Data provided ::
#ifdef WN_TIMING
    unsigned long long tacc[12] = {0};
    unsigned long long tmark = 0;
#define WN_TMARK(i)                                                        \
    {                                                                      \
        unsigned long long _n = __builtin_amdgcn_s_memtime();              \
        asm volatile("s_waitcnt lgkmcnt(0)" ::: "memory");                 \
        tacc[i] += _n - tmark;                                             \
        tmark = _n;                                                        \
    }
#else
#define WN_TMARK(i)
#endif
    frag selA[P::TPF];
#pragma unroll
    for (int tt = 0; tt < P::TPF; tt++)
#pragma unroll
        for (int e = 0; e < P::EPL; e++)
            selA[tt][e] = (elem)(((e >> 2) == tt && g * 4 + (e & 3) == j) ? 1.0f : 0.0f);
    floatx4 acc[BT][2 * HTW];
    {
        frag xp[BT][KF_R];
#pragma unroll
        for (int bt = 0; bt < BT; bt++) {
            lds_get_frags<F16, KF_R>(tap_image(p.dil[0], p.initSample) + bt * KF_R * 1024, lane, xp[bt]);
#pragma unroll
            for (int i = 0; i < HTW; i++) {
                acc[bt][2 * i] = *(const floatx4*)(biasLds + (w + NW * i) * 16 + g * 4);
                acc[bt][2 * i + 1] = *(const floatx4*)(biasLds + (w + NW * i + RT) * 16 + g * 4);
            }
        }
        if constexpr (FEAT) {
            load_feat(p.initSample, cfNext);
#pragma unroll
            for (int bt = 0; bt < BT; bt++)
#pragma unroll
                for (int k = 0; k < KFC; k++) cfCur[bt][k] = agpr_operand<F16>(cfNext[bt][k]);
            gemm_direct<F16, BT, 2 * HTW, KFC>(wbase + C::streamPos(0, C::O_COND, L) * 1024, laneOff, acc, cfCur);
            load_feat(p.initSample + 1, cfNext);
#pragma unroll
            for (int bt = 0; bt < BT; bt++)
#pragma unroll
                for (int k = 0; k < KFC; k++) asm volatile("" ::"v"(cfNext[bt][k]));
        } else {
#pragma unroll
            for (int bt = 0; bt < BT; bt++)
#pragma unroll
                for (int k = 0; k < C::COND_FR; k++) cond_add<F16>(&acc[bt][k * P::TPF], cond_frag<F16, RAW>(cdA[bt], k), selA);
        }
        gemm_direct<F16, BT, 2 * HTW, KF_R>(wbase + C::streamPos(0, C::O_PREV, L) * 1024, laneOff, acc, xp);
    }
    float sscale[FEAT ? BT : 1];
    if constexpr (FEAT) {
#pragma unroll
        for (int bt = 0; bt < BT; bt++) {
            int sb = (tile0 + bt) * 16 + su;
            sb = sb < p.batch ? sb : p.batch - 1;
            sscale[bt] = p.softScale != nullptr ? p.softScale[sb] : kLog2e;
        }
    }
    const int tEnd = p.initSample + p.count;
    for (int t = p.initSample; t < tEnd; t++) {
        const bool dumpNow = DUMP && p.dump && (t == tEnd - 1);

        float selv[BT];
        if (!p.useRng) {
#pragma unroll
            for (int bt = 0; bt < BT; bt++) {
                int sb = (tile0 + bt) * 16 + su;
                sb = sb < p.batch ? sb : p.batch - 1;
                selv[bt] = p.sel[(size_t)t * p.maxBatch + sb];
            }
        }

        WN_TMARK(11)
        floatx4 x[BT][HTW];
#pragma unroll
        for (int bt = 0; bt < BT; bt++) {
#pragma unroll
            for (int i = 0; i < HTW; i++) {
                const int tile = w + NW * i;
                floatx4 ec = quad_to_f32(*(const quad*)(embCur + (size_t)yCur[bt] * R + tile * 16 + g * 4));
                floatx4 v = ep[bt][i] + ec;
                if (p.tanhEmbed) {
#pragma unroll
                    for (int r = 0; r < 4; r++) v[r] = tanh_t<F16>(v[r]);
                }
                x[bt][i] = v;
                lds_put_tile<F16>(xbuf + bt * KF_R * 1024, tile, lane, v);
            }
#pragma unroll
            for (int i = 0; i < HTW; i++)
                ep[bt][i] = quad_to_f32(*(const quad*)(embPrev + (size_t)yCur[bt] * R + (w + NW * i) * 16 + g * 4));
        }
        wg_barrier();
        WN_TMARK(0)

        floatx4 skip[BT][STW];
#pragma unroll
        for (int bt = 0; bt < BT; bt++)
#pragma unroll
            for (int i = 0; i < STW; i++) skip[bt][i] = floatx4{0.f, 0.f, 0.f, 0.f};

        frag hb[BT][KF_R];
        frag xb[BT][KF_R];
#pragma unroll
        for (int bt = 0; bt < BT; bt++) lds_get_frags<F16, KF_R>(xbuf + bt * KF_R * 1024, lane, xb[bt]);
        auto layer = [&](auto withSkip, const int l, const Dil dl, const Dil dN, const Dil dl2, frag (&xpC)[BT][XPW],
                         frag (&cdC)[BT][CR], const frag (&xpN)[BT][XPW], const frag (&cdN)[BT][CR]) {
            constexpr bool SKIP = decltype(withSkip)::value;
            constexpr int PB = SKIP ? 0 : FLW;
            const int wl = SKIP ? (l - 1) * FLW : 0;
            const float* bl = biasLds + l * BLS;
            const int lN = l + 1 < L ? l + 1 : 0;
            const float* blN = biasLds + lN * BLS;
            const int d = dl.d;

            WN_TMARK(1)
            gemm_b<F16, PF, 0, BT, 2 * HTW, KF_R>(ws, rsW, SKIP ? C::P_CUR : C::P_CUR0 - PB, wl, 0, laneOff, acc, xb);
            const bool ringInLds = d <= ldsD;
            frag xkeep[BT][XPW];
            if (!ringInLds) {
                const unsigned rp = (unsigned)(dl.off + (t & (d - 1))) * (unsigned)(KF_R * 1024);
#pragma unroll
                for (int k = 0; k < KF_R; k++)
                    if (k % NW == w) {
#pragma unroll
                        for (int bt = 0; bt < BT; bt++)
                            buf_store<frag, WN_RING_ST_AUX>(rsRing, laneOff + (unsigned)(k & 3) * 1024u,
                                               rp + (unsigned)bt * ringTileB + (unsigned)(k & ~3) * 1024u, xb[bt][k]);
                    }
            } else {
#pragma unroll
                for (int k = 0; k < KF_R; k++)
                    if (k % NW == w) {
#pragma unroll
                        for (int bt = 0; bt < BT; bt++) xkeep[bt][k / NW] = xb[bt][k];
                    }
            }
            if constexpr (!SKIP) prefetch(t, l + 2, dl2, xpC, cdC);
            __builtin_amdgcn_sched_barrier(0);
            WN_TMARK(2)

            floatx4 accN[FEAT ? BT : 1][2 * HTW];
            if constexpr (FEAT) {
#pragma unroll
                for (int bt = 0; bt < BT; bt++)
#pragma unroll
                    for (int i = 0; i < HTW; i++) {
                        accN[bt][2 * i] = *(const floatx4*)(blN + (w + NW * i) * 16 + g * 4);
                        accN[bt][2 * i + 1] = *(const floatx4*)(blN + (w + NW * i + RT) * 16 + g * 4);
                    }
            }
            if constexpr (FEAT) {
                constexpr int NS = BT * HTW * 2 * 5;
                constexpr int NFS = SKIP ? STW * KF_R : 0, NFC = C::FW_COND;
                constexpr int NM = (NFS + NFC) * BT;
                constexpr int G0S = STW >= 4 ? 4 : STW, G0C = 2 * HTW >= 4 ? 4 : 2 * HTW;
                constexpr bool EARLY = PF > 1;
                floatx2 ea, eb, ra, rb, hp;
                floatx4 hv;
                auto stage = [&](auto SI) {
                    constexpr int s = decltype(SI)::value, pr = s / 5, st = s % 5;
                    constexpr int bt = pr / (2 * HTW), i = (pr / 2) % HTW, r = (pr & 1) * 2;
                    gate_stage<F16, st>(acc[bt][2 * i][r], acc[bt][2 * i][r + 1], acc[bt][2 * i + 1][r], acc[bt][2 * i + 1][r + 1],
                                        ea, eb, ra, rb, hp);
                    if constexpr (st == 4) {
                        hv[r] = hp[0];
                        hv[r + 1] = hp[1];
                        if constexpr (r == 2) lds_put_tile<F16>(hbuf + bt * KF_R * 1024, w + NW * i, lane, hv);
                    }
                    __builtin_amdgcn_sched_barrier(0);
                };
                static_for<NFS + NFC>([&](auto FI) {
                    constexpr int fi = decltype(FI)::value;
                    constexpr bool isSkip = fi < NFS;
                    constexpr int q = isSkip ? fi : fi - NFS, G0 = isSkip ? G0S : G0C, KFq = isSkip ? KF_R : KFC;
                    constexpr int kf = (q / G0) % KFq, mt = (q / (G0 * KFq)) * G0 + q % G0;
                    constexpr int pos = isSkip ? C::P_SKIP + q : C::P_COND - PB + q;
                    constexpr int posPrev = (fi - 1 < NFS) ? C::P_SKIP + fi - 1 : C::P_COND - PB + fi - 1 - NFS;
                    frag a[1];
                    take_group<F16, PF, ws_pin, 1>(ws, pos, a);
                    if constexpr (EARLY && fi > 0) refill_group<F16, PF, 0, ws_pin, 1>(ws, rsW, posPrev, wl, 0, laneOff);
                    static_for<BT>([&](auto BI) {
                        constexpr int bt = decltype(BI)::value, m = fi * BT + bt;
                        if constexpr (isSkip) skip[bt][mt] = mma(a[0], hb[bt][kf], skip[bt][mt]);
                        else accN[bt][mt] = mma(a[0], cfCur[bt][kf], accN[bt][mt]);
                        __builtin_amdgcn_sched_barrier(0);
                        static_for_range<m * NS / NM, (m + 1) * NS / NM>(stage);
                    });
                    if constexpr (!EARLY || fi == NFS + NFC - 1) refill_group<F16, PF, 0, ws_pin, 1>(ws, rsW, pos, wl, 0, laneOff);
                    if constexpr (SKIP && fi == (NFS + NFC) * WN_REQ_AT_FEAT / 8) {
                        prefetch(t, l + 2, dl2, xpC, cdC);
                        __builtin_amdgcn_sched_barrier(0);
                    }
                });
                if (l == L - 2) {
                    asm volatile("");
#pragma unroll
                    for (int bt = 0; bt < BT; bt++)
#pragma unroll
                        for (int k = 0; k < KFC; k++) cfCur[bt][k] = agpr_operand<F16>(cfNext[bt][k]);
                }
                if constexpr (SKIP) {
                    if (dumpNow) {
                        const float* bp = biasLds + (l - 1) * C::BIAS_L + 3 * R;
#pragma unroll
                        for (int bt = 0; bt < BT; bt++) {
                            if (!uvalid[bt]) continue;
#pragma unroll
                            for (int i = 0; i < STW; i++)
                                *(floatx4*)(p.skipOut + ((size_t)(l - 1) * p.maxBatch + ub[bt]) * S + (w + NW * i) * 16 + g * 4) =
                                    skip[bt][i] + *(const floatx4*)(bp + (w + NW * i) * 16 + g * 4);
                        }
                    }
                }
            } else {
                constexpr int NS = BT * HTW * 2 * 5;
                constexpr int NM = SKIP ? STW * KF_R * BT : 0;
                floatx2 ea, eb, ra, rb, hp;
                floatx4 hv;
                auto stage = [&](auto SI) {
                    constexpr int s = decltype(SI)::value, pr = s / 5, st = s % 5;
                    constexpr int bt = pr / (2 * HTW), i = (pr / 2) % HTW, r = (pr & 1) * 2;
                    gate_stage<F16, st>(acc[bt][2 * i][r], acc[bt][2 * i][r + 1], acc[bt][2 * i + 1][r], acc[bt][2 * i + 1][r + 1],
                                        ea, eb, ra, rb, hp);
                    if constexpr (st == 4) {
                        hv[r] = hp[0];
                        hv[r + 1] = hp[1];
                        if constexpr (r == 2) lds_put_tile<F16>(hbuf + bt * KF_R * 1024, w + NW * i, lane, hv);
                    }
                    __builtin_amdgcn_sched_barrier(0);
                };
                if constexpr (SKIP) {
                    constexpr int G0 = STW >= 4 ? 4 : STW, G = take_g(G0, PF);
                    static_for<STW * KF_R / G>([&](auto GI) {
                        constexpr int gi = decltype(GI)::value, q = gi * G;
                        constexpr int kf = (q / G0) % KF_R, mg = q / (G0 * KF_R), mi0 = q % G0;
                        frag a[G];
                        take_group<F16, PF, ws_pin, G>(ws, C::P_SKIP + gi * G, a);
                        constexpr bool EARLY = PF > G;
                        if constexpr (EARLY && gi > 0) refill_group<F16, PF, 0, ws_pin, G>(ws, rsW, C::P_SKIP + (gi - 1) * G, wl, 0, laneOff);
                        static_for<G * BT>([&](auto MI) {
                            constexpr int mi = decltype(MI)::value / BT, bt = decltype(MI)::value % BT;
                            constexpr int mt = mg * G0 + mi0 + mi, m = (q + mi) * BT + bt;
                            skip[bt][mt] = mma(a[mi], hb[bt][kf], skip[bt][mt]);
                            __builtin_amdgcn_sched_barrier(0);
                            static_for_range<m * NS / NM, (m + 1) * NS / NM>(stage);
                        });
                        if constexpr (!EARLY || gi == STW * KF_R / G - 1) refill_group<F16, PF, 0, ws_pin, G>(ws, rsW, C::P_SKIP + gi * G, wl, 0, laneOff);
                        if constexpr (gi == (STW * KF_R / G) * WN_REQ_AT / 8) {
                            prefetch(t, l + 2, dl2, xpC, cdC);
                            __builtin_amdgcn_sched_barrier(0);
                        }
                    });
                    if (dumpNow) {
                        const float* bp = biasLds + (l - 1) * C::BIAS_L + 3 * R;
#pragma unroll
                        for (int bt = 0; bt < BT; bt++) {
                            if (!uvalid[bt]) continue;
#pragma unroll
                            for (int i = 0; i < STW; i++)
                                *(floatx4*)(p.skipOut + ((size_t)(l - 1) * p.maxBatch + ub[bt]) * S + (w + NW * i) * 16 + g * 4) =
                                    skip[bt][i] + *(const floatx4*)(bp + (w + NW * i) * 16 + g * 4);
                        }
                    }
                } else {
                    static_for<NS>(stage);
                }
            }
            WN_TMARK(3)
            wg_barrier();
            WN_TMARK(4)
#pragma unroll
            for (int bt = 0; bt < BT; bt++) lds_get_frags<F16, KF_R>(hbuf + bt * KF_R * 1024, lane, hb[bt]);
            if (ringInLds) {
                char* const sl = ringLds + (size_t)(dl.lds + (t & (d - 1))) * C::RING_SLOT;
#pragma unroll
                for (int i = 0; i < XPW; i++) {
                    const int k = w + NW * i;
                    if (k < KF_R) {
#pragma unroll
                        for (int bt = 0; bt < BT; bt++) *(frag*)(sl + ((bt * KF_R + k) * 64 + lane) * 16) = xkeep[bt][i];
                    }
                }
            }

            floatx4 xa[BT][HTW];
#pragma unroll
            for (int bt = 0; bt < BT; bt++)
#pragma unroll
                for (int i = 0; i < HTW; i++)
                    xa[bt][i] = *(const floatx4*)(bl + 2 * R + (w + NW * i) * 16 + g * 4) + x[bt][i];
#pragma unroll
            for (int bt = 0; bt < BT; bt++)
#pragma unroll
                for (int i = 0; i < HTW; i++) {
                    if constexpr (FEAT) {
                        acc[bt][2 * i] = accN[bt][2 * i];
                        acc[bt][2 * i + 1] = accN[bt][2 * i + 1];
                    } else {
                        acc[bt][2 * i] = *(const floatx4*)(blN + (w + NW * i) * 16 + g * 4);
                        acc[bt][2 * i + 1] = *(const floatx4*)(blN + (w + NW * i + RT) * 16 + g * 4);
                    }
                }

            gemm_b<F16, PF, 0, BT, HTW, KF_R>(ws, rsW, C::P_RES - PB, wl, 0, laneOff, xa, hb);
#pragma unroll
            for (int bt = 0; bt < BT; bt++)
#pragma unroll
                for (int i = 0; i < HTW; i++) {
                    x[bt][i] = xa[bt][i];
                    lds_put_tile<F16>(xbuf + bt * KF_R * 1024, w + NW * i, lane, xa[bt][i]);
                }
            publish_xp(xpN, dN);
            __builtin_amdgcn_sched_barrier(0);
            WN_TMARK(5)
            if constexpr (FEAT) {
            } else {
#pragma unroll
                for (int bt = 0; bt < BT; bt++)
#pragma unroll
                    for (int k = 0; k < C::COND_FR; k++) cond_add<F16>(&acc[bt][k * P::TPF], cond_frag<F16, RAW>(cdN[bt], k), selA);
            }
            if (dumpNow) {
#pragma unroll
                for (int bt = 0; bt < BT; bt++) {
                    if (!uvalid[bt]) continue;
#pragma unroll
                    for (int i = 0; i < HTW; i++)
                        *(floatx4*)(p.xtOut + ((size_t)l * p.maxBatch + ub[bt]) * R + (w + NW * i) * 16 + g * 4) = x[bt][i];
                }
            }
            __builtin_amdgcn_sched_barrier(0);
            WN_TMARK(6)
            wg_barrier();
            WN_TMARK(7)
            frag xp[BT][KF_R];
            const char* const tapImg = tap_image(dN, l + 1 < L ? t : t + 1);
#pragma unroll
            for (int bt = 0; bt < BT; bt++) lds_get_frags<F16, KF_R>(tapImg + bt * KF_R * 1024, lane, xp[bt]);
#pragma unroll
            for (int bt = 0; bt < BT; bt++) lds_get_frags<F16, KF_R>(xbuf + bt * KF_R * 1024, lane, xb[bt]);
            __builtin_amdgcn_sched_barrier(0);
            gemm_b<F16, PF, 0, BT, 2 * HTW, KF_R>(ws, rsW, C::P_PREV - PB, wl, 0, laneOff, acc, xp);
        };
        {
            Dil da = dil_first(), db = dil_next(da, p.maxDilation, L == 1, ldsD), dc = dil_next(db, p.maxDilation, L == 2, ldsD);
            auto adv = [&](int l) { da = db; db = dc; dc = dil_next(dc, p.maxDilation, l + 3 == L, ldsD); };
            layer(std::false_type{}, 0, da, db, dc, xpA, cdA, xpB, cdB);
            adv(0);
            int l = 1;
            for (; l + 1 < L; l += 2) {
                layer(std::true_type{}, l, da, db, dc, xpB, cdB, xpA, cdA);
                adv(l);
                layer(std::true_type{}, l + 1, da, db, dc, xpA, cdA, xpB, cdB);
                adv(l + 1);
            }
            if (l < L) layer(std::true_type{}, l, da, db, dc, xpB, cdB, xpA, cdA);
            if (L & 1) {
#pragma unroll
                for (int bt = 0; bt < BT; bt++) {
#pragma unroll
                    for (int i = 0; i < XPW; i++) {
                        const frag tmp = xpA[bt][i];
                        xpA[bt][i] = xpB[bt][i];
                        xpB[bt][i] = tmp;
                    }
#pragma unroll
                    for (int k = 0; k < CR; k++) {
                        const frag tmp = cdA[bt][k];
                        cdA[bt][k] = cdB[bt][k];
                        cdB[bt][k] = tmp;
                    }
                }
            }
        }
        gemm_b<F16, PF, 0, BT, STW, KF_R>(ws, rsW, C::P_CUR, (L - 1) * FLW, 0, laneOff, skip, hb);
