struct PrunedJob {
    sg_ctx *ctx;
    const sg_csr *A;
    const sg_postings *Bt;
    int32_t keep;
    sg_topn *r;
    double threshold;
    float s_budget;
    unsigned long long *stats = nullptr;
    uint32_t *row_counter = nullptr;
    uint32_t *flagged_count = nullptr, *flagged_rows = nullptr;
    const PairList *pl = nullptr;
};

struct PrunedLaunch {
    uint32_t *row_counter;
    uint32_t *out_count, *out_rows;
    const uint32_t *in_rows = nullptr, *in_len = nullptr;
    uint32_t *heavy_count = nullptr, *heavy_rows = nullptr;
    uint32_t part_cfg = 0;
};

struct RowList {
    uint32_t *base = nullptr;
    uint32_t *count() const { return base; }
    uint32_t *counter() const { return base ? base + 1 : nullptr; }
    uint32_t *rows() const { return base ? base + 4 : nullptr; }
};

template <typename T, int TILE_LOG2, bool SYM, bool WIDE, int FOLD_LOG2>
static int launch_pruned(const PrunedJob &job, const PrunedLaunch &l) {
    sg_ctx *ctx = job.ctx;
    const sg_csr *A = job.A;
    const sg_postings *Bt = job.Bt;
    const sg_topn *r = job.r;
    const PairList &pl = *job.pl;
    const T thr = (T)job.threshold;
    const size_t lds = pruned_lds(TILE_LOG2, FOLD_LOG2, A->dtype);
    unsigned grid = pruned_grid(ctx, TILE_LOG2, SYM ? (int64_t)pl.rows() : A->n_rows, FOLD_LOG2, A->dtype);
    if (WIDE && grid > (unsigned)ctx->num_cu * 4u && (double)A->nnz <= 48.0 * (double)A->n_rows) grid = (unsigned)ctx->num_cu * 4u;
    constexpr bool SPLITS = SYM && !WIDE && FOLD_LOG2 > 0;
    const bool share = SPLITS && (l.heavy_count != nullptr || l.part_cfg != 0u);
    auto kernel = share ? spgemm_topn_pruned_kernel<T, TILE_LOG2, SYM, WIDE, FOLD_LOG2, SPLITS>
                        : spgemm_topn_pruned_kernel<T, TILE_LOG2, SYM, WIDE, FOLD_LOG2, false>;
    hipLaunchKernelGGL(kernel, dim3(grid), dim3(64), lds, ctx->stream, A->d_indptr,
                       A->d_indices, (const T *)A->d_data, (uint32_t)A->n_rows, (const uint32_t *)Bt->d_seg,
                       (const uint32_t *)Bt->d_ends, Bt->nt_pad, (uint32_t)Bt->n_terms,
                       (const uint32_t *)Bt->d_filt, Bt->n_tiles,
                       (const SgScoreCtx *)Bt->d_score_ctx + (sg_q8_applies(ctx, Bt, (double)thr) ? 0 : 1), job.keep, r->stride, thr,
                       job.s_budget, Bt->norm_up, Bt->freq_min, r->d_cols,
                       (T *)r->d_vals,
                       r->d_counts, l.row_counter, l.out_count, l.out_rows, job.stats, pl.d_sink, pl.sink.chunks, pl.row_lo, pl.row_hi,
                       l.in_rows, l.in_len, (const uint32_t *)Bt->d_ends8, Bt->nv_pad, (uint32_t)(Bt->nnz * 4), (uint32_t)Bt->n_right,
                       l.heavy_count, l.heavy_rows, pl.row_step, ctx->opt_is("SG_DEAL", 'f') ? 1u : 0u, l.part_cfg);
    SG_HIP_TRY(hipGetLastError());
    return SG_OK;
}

Work request ::
Show every line in the records above that contains the word "PairList".

Output below ::
    const PairList *pl = nullptr;
    const PairList &pl = *job.pl;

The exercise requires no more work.